Was mir momentan noch ein bisschen bremsend im Kopf rumgeht (so als zivilisationsverweichlichtem Mitteleuropäer) ist die an sich warscheinlich auch alberne Frage, was mich da im Hinblick auf Bären und Schlangen so erwartet. Aber ich schätze, auch damit werd' ich mich noch anfreunden können...


----------



## Kleinblattagent (14. Dezember 2010)

Hallo exto,

das Sabatjahr habe ich mir dieses Jahr verordnet. Ich denke solche Schaffenspausen sind ganz wichtig, um den Spaß am (Sport) Biken nicht zu verlieren. Gerade dann, wenn man immer jedes Jahr neu auf gewisse Ziele hin trainiert.

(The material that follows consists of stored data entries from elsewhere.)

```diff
@@ -555,12 +648,12 @@
     } while (0)
     if constexpr (NW == 2) {
         const int q = wave & 3;
-        const int s = (RBP_ROLE_REMAP && S == 4) ? ((wave >> 2) << 1) | ((q == 0 || q == 3) ? 1 : 0) : wave >> 1;
-        const int fld = (RBP_ROLE_REMAP && S == 4) ? (wave >> 1) & 1 : wave & 1;
+        const int s = (RBP_ROLE_REMAP && S == 4) ? ((wave >> 2) << 1) | (q < 2 ? 1 : 0) : wave >> 1;
+        const int fld = wave & 1;
         if (fld == 0) RBP_ROLES(0, 1);
         else RBP_ROLES(1, 1);
     } else {
-        const int s = (RBP_ROLE_REMAP && wave < 2) ? wave ^ 1 : wave;
+        const int s = (RBP_ROLE_REMAP && S >= 3 && wave < 3) ? (wave + 1) % 3 : wave;
         RBP_ROLES(0, NIT);
     }
 #undef RBP_ROLES
```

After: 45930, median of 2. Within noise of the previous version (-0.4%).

Bei mir war das 2006 die TAC. Danach hatte ich immer weniger Bock noch Biken zu gehen und mich immer wieder neu für irgendwelche Events motivieren zu müssen. Mit der TD im Focus sieht das jetzt natürlich wieder ganz anders aus, obwohl ich hier jeden Strauch in meiner Umgebung schon mit Namen kenne. 
Sich über so ein Event schon soweit im Vorraus Gedanken zu machen ist meiner Meinung nach nur legitim. Dein Vorteil: Du kannst Dich in aller Ruhe ums Material kümmern. Das ist schon mal die halbe Miete. Ferner hast Du genug Zeit die Familie seelisch darauf vorzubereiten. Meine Göttergattin ist zwar immer noch der Meinung, daß dies eine Veranstaltung für Aussteiger, Arbeitslose und Bekloppte ist, aber ich laß mal die Zeit für mich spielen.
Als Tipp: Verfolge die nächsten Jahre das Rennen Live auf der TD-Seite und lies paralell dazu den Thread im Backpacking Forum. Ich glaube, so lernt man schon im Vorfeld die Strecke mit deren Unliebsamkeiten ganz gut kennen. Ferner schnappt man da immer wieder den ein oder andern Tipp auf, den man für die eigene Vorbereitung gut gebrauchen kann.

              Gruß

                 Michael


----------



## HighdelBikeMan (24. Dezember 2010)

Hallo zusammen,
oute mich auch mal als Starter für 2012, einige kennen mich ja per Web (Phil, Michael Kettelinks), mit Dominik war ich 2009 als Guide unterwegs und seitdem bin ich infiziert )
Weiteres plane ich unter www.tourdivide.de (dort steht aber noch nichts, außer dass ich ein 29er zusammen bastle, wohl ein Muss für TD).
Stay Tuned,
Georg

PS: Und Aidan, ein netter Kerl, war auch dabei: http://www.aidanharding.com Dort findet man so einiges.


----------



## exto (2. Januar 2011)

Die Entscheidung ist gefallen:

Ich werd's tun!

Der Stand der Planung sagt, dass ich starr und ohne Schaltung so um die 25 Tage anpeilen werde.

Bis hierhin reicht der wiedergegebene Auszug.